*Records for the task:*
### raoteh_amd/csrc/expm_taylor_body.inc

```
{
    extern __shared__ __attribute__((aligned(16))) unsigned char smem[];
    if (red.partial && blockIdx.x == gridDim.x - 1) {
        rt_reduce_partials_body(red.partial, red.npartials, red.totals, red.nsites);
        return;
    }
#if RT_EXPM_CARRY
    static_assert(WAVES == 8 && NT == 4, "the carrying forms: eight waves, 49 <= n <= 64");
    if (comb.halfbuf) {
        const int cw = __builtin_amdgcn_readfirstlane((int)(threadIdx.x >> 6)) - 4;
        if (cw >= 0) {
            const long G = (long)gridDim.x - (red.partial ? 1 : 0);
            const long tile = rt_carry_tile((long)blockIdx.x, cw, G, comb.nblocks16);
            if (tile >= 0) rt_combine_tile_body<4>(comb, tile);
        }
    }
#endif
    constexpr int RN = 16 * NT;
    constexpr int LD = RN + 1;
    constexpr int MSZ = RN * LD;
    __shared__ double colsum[RN];
    const int trace_on = rt_expm_trace_on;
    RT_EXPM_STAMP(0);
    double *B0 = GLOBAL ? scratch + (size_t)blockIdx.x * 4 * MSZ : (double *)smem;
    double *B1 = B0 + MSZ;
    double *B2 = B1 + MSZ;
    double *B3 = B2 + MSZ;

    static_assert(!SPLIT || (NT == 4 && !GLOBAL), "two workgroups per matrix: 49 <= n <= 64");
    static_assert(WAVES == 4 || (WAVES == 8 && !GLOBAL && (NT == 3 || NT == 4)),
                  "two waves per SIMD: LDS-resident, 33 <= n <= 64");
    constexpr int NTH = 64 * WAVES;
    const int b = SPLIT ? (int)(blockIdx.x >> 1) : (int)blockIdx.x;
    const int half = SPLIT ? (int)(blockIdx.x & 1) : 0;
    const int tid = threadIdx.x;
    const int nn = n * n;
    const int KSn = (n + 3) / 4, NTn = (n + 15) / 16;
    double *Pb = P + (long)b * nn;
    const int qi = qidx[b];
    const int step = step_of_node ? step_of_node[b] : -1;
    constexpr int RP0 = GLOBAL ? 1 : TPB / RN;
    constexpr int PER0 = GLOBAL ? 1 : (RN + RP0 - 1) / RP0;
    double q0[PER0];
    if (!GLOBAL) {
        const int jc = tid % RN, g = tid / RN;
#pragma unroll
        for (int u = 0; u < PER0; ++u) {
            const int i = g + u * RP0;
            q0[u] = (g < RP0 && i < n && jc < n) ? Q[i * n + jc] : 0.0;
        }
    }
    const double t_early = tt[b];
    if (qi < 0) {
        for (int e = tid; e < nn; e += NTH) Pb[e] = 0.0;
        if (info && tid == 0) { info[2 * b] = 0; info[2 * b + 1] = 0; }
        if (step >= 0 && frag_kind == 0)
            for (int e = tid; e < nn; e += NTH) Pfrag[(long)step * nn + e] = 0.0;
        if (step >= 0 && frag_kind == 1) {
            const int total = NTn * ((KSn + 1) / 2) * 128;
            for (int e = tid; e < total; e += NTH) Pfrag[(long)step * total + e] = 0.0;
            if (Pquad)
                for (int e = tid; e < KSn * KSn * 16; e += NTH)
                    Pquad[(long)step * rt_quad_stride(n) + e] = 0.0;
        }
        return;
    }
    const double *Qb = Q + (long)qi * nn;
    const double t = t_early;
    double nrm = 0.0;
    if (!GLOBAL) {
        constexpr int RP = TPB / RN;
        constexpr int PER = (RN + RP - 1) / RP;
        __shared__ double colpart[RP][RN];
        const int jc = tid % RN, g = tid / RN;
        const bool active = g < RP;
        double v[PER];
        double part = 0.0;
        if (qi > 0) {
#pragma unroll
            for (int u = 0; u < PER; ++u) {
                const int i = g + u * RP;
                q0[u] = (active && i < n && jc < n) ? Qb[i * n + jc] : 0.0;
            }
        }
#pragma unroll
        for (int u = 0; u < PER; ++u) v[u] = q0[u] * t;
#pragma unroll
        for (int u = 0; u < PER; ++u) {
            const int i = g + u * RP;
            if (active && i < RN) B0[i * LD + jc] = v[u];
            part += fabs(v[u]);
        }
        if (active) colpart[g][jc] = part;
        __syncthreads();
        if (tid < RN) {
            double sum = 0.0;
#pragma unroll
            for (int r = 0; r < RP; ++r) sum += colpart[r][tid];
            colsum[tid] = sum;
        }
        __syncthreads();
        {
            const int ln = tid & 63;
            nrm = ln < RN ? colsum[ln] : 0.0;
#pragma unroll
            for (int o = 32; o > 0; o >>= 1) nrm = fmax(nrm, __shfl_xor(nrm, o, 64));
        }
    } else {
        constexpr int PER = (MSZ + TPB - 1) / TPB;
        for (int c0 = 0; c0 < PER; c0 += 8) {
            double v[8];
#pragma unroll
            for (int u = 0; u < 8; ++u) {
                const int e = (c0 + u) * TPB + tid;
                const int i = e / LD, jx = e - i * LD;
                v[u] = (e < MSZ && i < n && jx < n) ? Qb[i * n + jx] * t : 0.0;
            }
#pragma unroll
            for (int u = 0; u < 8; ++u) {
                const int e = (c0 + u) * TPB + tid;
                if (e < MSZ) B0[e] = v[u];
            }
        }
        __syncthreads();
        for (int jx = tid; jx < RN; jx += TPB) {
            double sum = 0.0;
            for (int i = 0; i < n; ++i) sum += fabs(B0[i * LD + jx]);
            colsum[jx] = sum;
        }
        __syncthreads();
        for (int jj = 0; jj < RN; ++jj) nrm = fmax(nrm, colsum[jj]);
    }
    RT_EXPM_STAMP(1);
    if (!(nrm < 1e300)) {
        for (int e = tid; e < nn; e += NTH) Pb[e] = __builtin_nan("");
        if (info && tid == 0) { info[2 * b] = -1; info[2 * b + 1] = 0; }
        return;
    }
    int m = 15, s = 0;
    if (nrm <= c_theta_taylor[0]) m = 3;
    else if (nrm <= c_theta_taylor[1]) m = 6;
    else if (nrm <= c_theta_taylor[2]) m = 9;
    else if (nrm <= c_theta_taylor[3]) m = 12;
    else if (nrm > c_theta_taylor[4]) {
        int e;
        const double f = frexp(nrm / c_theta_taylor[4], &e);
        s = (f == 0.5) ? e - 1 : e;
        if (s < 0) s = 0;
    }
    m = __builtin_amdgcn_readfirstlane(m);
    s = __builtin_amdgcn_readfirstlane(s);
    if (info && tid == 0) { info[2 * b] = m; info[2 * b + 1] = s; }
    if (s > 0) {
        const double sc = ldexp(1.0, -s);
        for (int e = tid; e < MSZ; e += NTH) B0[e] *= sc;
        __syncthreads();
    }
    const int q = m / 3;
    RT_EXPM_STAMP(2);
    if constexpr (WAVES == 8) {
        const int wave = __builtin_amdgcn_readfirstlane(tid >> 6);
        int wm, wj, wn;
        wave8_tiles<NT>(wave, wm, wj, wn);
        constexpr int NCF = NT == 4 ? 2 : 0;
        const double nd = (double)n;
        const double tops8[5] = {c_inv_fact[3 * (q - 1)], c_inv_fact[3 * (q - 1) + 1],
                                 c_inv_fact[3 * (q - 1) + 2], c_inv_fact[m], nd};
        double left[4 * NT];
        half_tiles ra, ra2;
        load_left8<NT>(B0, wm, left);
        load_tiles8<NT>(B0, ra, wm, wj, wn);
        mm8<NT, NCF>(left, B0, B1, wm, wj, wn, false, 0.0, 0.0, 0.0, nd, nullptr, nullptr,
                     &ra2);
        mm8<NT, NCF>(left, B1, B2, wm, wj, wn, false, 0.0, 0.0, 0.0, nd, &ra, &ra2, nullptr,
                     tops8, B3);
        RT_EXPM_STAMP(3);
        RT_EXPM_STAMP(4);
        if (q >= 2) load_left8<NT>(B2, wm, left);
        if (SPLIT && s == 0) {
            if constexpr (SPLIT) {
                const int hj = 2 * half + (wave & 1);
                half_tiles ha, ha2;
                load_tiles8<NT>(B0, ha, wm, hj, 1);
                load_tiles8<NT>(B1, ha2, wm, hj, 1);
#pragma unroll
                for (int u = 3; u >= 0; --u)
                    if (u <= q - 2)
                        mm8<NT, 1>(left, B3, B3, wm, hj, 1, true, c_inv_fact[3 * u],
                                   c_inv_fact[3 * u + 1], c_inv_fact[3 * u + 2], nd, &ha, &ha2,
                                   nullptr, nullptr, nullptr,
                                   trace_on && blockIdx.x == 2 && u == 0);
            }
        } else {
            for (int jj = q - 2; jj >= 0; --jj)
                mm8<NT, NCF>(left, B3, B3, wm, wj, wn, true, c_inv_fact[3 * jj],
                             c_inv_fact[3 * jj + 1], c_inv_fact[3 * jj + 2], nd, &ra, &ra2);
        }
        RT_EXPM_STAMP(5);
        for (int r = 0; r < s; ++r) {
            load_left8<NT>(B3, wm, left);
            mm8<NT, NCF>(left, B3, B3, wm, wj, wn, false, 0.0, 0.0, 0.0, nd, nullptr, nullptr);
        }
    } else {
        lane_tiles<NT> ra, ra2;
        load_tiles<NT>(B0, ra);
        mm_blocked<NT>(B0, B0, B1, nullptr, nullptr, nullptr, nullptr, nullptr, &ra2);
        __shared__ double tops[5];
        {
            const int base = 3 * (q - 1);
            if (tid == 0) {
                tops[0] = c_inv_fact[base];
                tops[1] = c_inv_fact[base + 1];
                tops[2] = c_inv_fact[base + 2];
                tops[3] = c_inv_fact[m];
                tops[4] = (double)n;
            }
            __syncthreads();
        }
        mm_blocked<NT>(B0, B1, B2, nullptr, nullptr, nullptr, &ra, &ra2, nullptr, tops, B3);
        RT_EXPM_STAMP(3);
        RT_EXPM_STAMP(4);
        __shared__ double cfs_all[5][4];
        if (tid < 20) cfs_all[tid >> 2][tid & 3] = (tid & 3) == 3 ? (double)n
                                                                 : c_inv_fact[3 * (tid >> 2) + (tid & 3)];
        __syncthreads();
        if (SPLIT && s == 0) {
            if constexpr (SPLIT) {
                half_tiles ha, ha2;
                load_half_tiles(B0, ha, half);
                load_half_tiles(B1, ha2, half);
                double hc[4][3];
#pragma unroll
                for (int u = 0; u < 4; ++u)
#pragma unroll
                    for (int e = 0; e < 3; ++e) hc[u][e] = c_inv_fact[3 * u + e];
                const double nd = (double)n;
#pragma unroll
                for (int u = 3; u >= 0; --u)
                    if (u <= q - 2)
                        mm_half(B2, B3, B3, hc[u][0], hc[u][1], hc[u][2], nd, ha, ha2, half,
                                trace_on && blockIdx.x == 2 && u == 0);
            }
        } else {
            for (int jj = q - 2; jj >= 0; --jj)
                mm_blocked<NT>(B2, B3, B3, cfs_all[jj], B0, B1, &ra, &ra2);
        }
        RT_EXPM_STAMP(5);
        for (int r = 0; r < s; ++r) mm_blocked<NT>(B3, B3, B3, nullptr, nullptr, nullptr);
    }
    RT_EXPM_STAMP(6);

    const double *Xb = B3;
    if constexpr (SPLIT) {
        const int jc = 32 * half + (tid & 31), g = tid >> 5;
        if (jc < n)
            for (int i = g; i < n; i += NTH / 32) Pb[i * n + jc] = Xb[i * LD + jc];
        if (step >= 0 && frag_kind == 1) {
            const int KP = (KSn + 1) / 2;
            const int total = NTn * KP * 128;
            for (int blk = tid >> 7; blk < NTn * 4; blk += NTH >> 7) {
                const int mm = blk >> 2, qq = 4 * half + (blk & 3);
                if (qq < KP) {
                    const int e = (mm * KP + qq) * 128 + (tid & 127);
                    const int e2 = e & 1;
                    const int ln = (e >> 1) & 63;
                    const int row = 16 * mm + (ln & 15);
                    const int col = 4 * (2 * qq + e2) + (ln >> 4);
                    Pfrag[(long)step * total + e] = (col < RN) ? Xb[row * LD + col] : 0.0;
                }
            }
        }
        RT_EXPM_STAMP(7);
        return;
    }
    if (!GLOBAL) {
        constexpr int RP = NTH / RN;
        const int jc = tid % RN, g = tid / RN;
        if (g < RP && jc < n)
            for (int i = g; i < n; i += RP) Pb[i * n + jc] = Xb[i * LD + jc];
    } else {
        for (int e = tid; e < nn; e += TPB) {
            const int i = e / n, j = e - i * n;
            Pb[e] = Xb[i * LD + j];
        }
    }
    if (step >= 0 && frag_kind == 0) {
        for (int e = tid; e < nn; e += NTH) {
            const int i = e / n, j = e - i * n;
            Pfrag[(long)step * nn + e] = Xb[i * LD + j];
        }
    } else if (step >= 0 && frag_kind == 1) {
        const int KP = (KSn + 1) / 2;
        const int total = NTn * KP * 128;
        for (int blk = tid >> 7; blk < NTn * KP; blk += NTH >> 7) {
            const int e = blk * 128 + (tid & 127);
            const int e2 = e & 1;
            const int ln = (e >> 1) & 63;
            const int qq = blk % KP;
            const int mm = blk / KP;
            const int row = 16 * mm + (ln & 15);
            const int col = 4 * (2 * qq + e2) + (ln >> 4);
            Pfrag[(long)step * total + e] = (col < RN) ? Xb[row * LD + col] : 0.0;
        }
        if (Pquad) {
            const int tq = KSn * KSn * 16;
            for (int e = tid; e < tq; e += NTH) {
                const int i = e & 3, k = (e >> 2) & 3, blk = e >> 4;
                const int row = 4 * (blk / KSn) + i, col = 4 * (blk % KSn) + k;
                Pquad[(long)step * rt_quad_stride(n) + e] = Xb[row * LD + col];
            }
        }
    }
    RT_EXPM_STAMP(7);
// ... 2 lines not shown
```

*About this exercise:* Filter the lines above, keeping each one that contains the string "threadIdx".

*Finished exercise:*
        const int cw = __builtin_amdgcn_readfirstlane((int)(threadIdx.x >> 6)) - 4;
    const int tid = threadIdx.x;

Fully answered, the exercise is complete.